template <int FOM = 0>
__global__ __launch_bounds__(AGG_T, 2) void k_agg_hash(const Task* __restrict__ tasks, int64_t n_tasks,
                                                    const uint32_t* __restrict__ w0, const uint32_t* __restrict__ w1,
                                                    const uint32_t* __restrict__ row_key, RulesDev R, Layout L,
                                                    int n_rules, OutRows O, Task* __restrict__ overflow,
                                                    unsigned long long* __restrict__ n_overflow, FileOpts fo,
                                                    unsigned int* __restrict__ next_task = nullptr,
                                                    unsigned long long* __restrict__ ov_work = nullptr) {
  __shared__ unsigned long long lds[2 * HCAP];
  __shared__ unsigned int s_next;
  __shared__ uint32_t wtot[AGG_T / 64];
  __shared__ uint32_t nocc;
  constexpr bool FO = FOM != 0, PM = FOM == 1 || FOM == 3;
  __shared__ unsigned long long fh[FO ? FO_MAXF : 1];
  __shared__ std::conditional_t<PM, PartLds, char> sP[1];
  const int tid = threadIdx.x;
  if (c_hash_prio == 1) __builtin_amdgcn_s_setprio(1);
  else if (c_hash_prio >= 2) __builtin_amdgcn_s_setprio(3);
  RuleAcc acc;
  acc.zero();
  if constexpr (FO) {
    for (uint32_t i = tid; i < fo.nf; i += AGG_T) fh[i] = 0;
    if constexpr (PM) part_lds_load(fo, sP[0]);
    __syncthreads();
  }
  const bool pmode = PM && fo.parts;
  auto take_task = [&](int64_t prev) -> int64_t {
    if (!next_task) return prev < 0 ? (int64_t)blockIdx.x : prev + (int64_t)gridDim.x;
    __syncthreads();
    if (tid == 0) s_next = atomicAdd(next_task, 1u);
    __syncthreads();
    return (int64_t)s_next;
  };
  for (int64_t ti = take_task(-1); ti < n_tasks; ti = take_task(ti)) {
    const Task T = tasks[ti];
    const uint64_t t_start = fo.prof ? wall_clock64() : 0;
    const uint32_t* W = (T.buf ? w1 : w0) + T.begin;
    const RowInfo ri = row_info(row_key, T.row, L.A);
    const bool fo_row = FO && ri.type == fo.type;
    const bool fo_cut = fo_row && (fo.cuts || fo.qonly);
    uint32_t ndrop = 0, dbg_loaded = 0, dbg_ins = 0;
    const uint32_t dbound = T.len;
    const bool optimistic = 2 * dbound > (uint32_t)HCAP;
    uint32_t cap = 64;
    while (cap < 2 * dbound && cap < (uint32_t)HCAP) cap <<= 1;
    const uint32_t cm = cap - 1, limit = (uint32_t)HCAP / 4;
    unsigned long long* A = lds;
    for (uint32_t i = tid; i < cap; i += AGG_T) A[i] = SLOT_EMPTY;
    if (tid == 0) nocc = 0;
    __syncthreads();
    bool full = false;
    constexpr int PF = 8;
    uint32_t wbuf[PF], nbuf[PF];
    const uint32_t l64 = (uint32_t)tid & 63u;
#pragma unroll
    for (int j = 0; j < PF; ++j) {
      const uint32_t i = j * AGG_T + tid;
      nbuf[j] = i < T.len ? W[i] : W_EMPTY;
    }
    for (uint32_t i0 = 0; i0 < T.len && !full; i0 += AGG_T * PF) {
#pragma unroll
      for (int j = 0; j < PF; ++j) {
        wbuf[j] = nbuf[j];
        const uint32_t i = i0 + (uint32_t)(AGG_T * PF) + j * AGG_T + tid;
        nbuf[j] = i < T.len ? W[i] : W_EMPTY;
      }
#pragma unroll
      for (int j = 0; j < PF; ++j) {
        if (FO && fo.dbg && wbuf[j] != W_EMPTY) ++dbg_loaded;
        if constexpr (PM) {
          const bool dr = fo_cut && fo_drop(fo, wbuf[j], ri.aid, L);
          ndrop += dr ? 1u : 0u;
          wbuf[j] = dr ? W_EMPTY : wbuf[j];
        }
      }
      if (optimistic && __hip_atomic_load(&nocc, __ATOMIC_RELAXED, __HIP_MEMORY_SCOPE_WORKGROUP) > limit) {
        full = true;
        break;
      }
      uint32_t inc[PF], slot[PF];
#pragma unroll
      for (int j = 0; j < PF; ++j) {
        const uint32_t w = wbuf[j];
        const bool head = l64 == 0u || lane_prev(w) != w;
        const uint64_t hm = __ballot(head);
        const uint64_t after = l64 == 63u ? 0ull : hm & (~0ull << (l64 + 1u));
        const uint32_t end = after ? (uint32_t)__builtin_ctzll(after) : 64u;
        inc[j] = end - l64;
        wbuf[j] = head ? w : W_EMPTY;
      }
      const uint32_t created = hash_insert_batch<PF>(A, wbuf, inc, cm, slot);
      if (FO && fo.dbg) {
#pragma unroll
        for (int j = 0; j < PF; ++j) dbg_ins += (wbuf[j] != W_EMPTY && slot[j] != HASH_FULL) ? inc[j] : 0u;
      }
#pragma unroll
      for (int j = 0; j < PF; ++j) full |= wbuf[j] != W_EMPTY && slot[j] == HASH_FULL;
      if (optimistic) {
        const uint32_t nc = wave_sum(created);
        if (nc && (tid & 63) == 0) atomicAdd(&nocc, nc);
      }
    }
    full = __syncthreads_or(full);
    if (full) {
      if (tid == 0) {
        const unsigned long long k = atomicAdd(n_overflow, 1ull);
        overflow[k] = T;
        if (ov_work) {
          uint32_t nch, nd;
          split_work(T.len, nch, nd);
          atomicAdd(ov_work + 0, (unsigned long long)nch);
          atomicAdd(ov_work + 1, (unsigned long long)nd);
          atomicAdd(ov_work + 2, (unsigned long long)nch * nd);
        }
        if (fo.prof) {
          fo.prof[2 * ti] = T.len;
          fo.prof[2 * ti + 1] = (wall_clock64() - t_start) | (1ull << 63);
        }
      }
      __syncthreads();
      continue;
    }
    constexpr int SL = HCAP / AGG_T;
    uint32_t kw[SL], kc[SL];
#pragma unroll
    for (int s = 0; s < SL; ++s) {
      const uint32_t slot = tid + s * AGG_T;
      const unsigned long long v = slot < cap ? A[slot] : SLOT_EMPTY;
      kw[s] = (uint32_t)(v >> 32);
      kc[s] = (uint32_t)v;
    }
    if constexpr (FO) {
      const uint32_t nd = wave_sum(ndrop);
      if (nd && (tid & 63) == 0) atomicAdd(fo.dropped, (unsigned long long)nd);
      if (fo.dbg) {
        uint32_t kept = 0;
#pragma unroll
        for (int s = 0; s < SL; ++s) kept += kw[s] != W_EMPTY ? kc[s] : 0u;
        kept = wave_sum(kept);
        const uint32_t ld = wave_sum(dbg_loaded), ins = wave_sum(dbg_ins);
        if ((tid & 63) == 0) {
          atomicAdd(fo.dbg + 0, (unsigned long long)nd); atomicAdd(fo.dbg + 1, (unsigned long long)kept);
          atomicAdd(fo.dbg + 4, (unsigned long long)ld); atomicAdd(fo.dbg + 5, (unsigned long long)ins);
        }
      }
      if (fo.hist && fo_row) {
#pragma unroll
        for (int s = 0; s < SL; ++s)
          if (kw[s] != W_EMPTY && (kw[s] >> (L.A + L.F)) == fo.q) {
            const unsigned long long mult = (fo.sym && ((kw[s] >> L.F) & L.amask) != (uint32_t)ri.aid) ? 2ull : 1ull;
            atomicAdd(&fh[kw[s] & ((1u << L.F) - 1u)], mult * (kc[s] >= 2 ? (1ull | (1ull << 32)) : 1ull));
          }
      }
    }
    __syncthreads();
    const int npass = (FOM == 3 && pmode && fo.mirror_off) ? 2 : 1;
    uint32_t nout = 0;
#pragma unroll 1
    for (int pass = 0; pass < npass; ++pass) {
    unsigned long long* B = lds;
    unsigned long long* B2 = lds + cap;
    for (uint32_t i = tid; i < cap; i += AGG_T) { B[i] = SLOT_EMPTY; B2[i] = 0; }
    __syncthreads();
#pragma unroll
    for (int s0 = 0; s0 < SL; s0 += 8) {
      if ((uint32_t)(s0 * AGG_T) >= cap) break;
      uint32_t k2[8], c8[8], slot[8];
#pragma unroll
      for (int j = 0; j < 8; ++j) {
        k2[j] = kw[s0 + j] == W_EMPTY ? W_EMPTY : kw[s0 + j] >> L.F;
        if constexpr (PM) {
          if (pmode && kw[s0 + j] != W_EMPTY) {
            const uint32_t w = kw[s0 + j], f = w & ((1u << L.F) - 1u), ci = sP[0].cut_of[f];
            const uint64_t ka = (uint64_t)(uint32_t)ri.aid, kb = (uint64_t)((w >> L.F) & L.amask);
            const uint64_t key = pass ? ((kb << 32) | ka) : ((ka << 32) | kb);
            k2[j] |= ((uint32_t)sP[0].part_of[f] +
                      ((ci != FO_NOCUT && key >= sP[0].cut_key[ci & (FO_MAXCUT - 1)]) ? 1u : 0u)) << 24;
          }
        }
        c8[j] = kc[s0 + j];
      }
      hash_insert_batch<8>(B, k2, c8, cm, slot);
#pragma unroll
      for (int j = 0; j < 8; ++j) {
        if (slot[j] == HASH_FULL) continue;
        const uint32_t c = c8[j];
        atomicAdd(&B2[slot[j]], ((unsigned long long)(c >= 2 ? c : 0u) << 32) | 1ull | ((c >= 2 ? 1ull : 0ull) << 16));
      }
    }
    __syncthreads();
    uint32_t mine = 0;
    for (uint32_t i = tid; i < cap; i += AGG_T) {
      const uint32_t k2 = (uint32_t)(B[i] >> 32);
      mine += k2 != W_EMPTY && !(pass && (int32_t)(k2 & L.amask) == ri.aid);
    }
    const uint32_t incl = wave_incl_scan(mine);
    if ((tid & 63) == 63) wtot[tid >> 6] = incl;
    __syncthreads();
    uint32_t pre = 0;
    for (int k = 0; k < (tid >> 6); ++k) pre += wtot[k];
    const uint64_t base = T.begin + (pass ? fo.mirror_off : 0ull);
    uint64_t p = base + pre + incl - mine;
    for (uint32_t i = tid; i < cap; i += AGG_T) {
      const unsigned long long v = B[i];
      const uint32_t k2 = (uint32_t)(v >> 32);
      if (k2 == W_EMPTY) continue;
      const unsigned long long v2 = B2[i];
      const int rule = pmode ? 0 : R.rule_of_type[ri.type][k2 >> L.A];
      const uint32_t c = (uint32_t)v, c2 = (uint32_t)(v2 >> 32), nf = (uint32_t)v2;
      const int32_t next = (int32_t)(k2 & L.amask);
      if (pass) {
        if (next != ri.aid) put_row(O, p++, (int)(k2 >> 24), next, ri.aid, c, c2);
        continue;
      }
      const bool mr = rule_sym(R, rule) && next != ri.aid;
      put_row(O, p++, pmode ? (int)(k2 >> 24) : rule, ri.aid, next, c, c2);
      acc.add(rule, c, nf, mr ? 2u : 1u);
    }
    const uint32_t no = wtot[0] + wtot[1] + wtot[2] + wtot[3];
    for (uint32_t i = no + tid; i < T.len; i += AGG_T) O.rule[base + i] = 0xFF;
    if (pass == 0) nout = no;
    __syncthreads();
    }
    if (fo.prof && tid == 0) {
      fo.prof[2 * ti] = T.len | ((unsigned long long)nout << 32);
      fo.prof[2 * ti + 1] = wall_clock64() - t_start;
    }
  }
  acc.flush(O.stats, n_rules);
  if constexpr (FO) {
    if (fo.hist) {
      __syncthreads();
      for (uint32_t i = tid; i < fo.nf; i += AGG_T)
        if (fh[i]) atomicAdd(&fo.hist[i], fh[i]);
    }
  }
}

========================================================================

| WHAT IS NEEDED |
Across the entries above, how many lines contain the string "nbuf"? The number alone is the answer.

| ANSWER SPACE |
4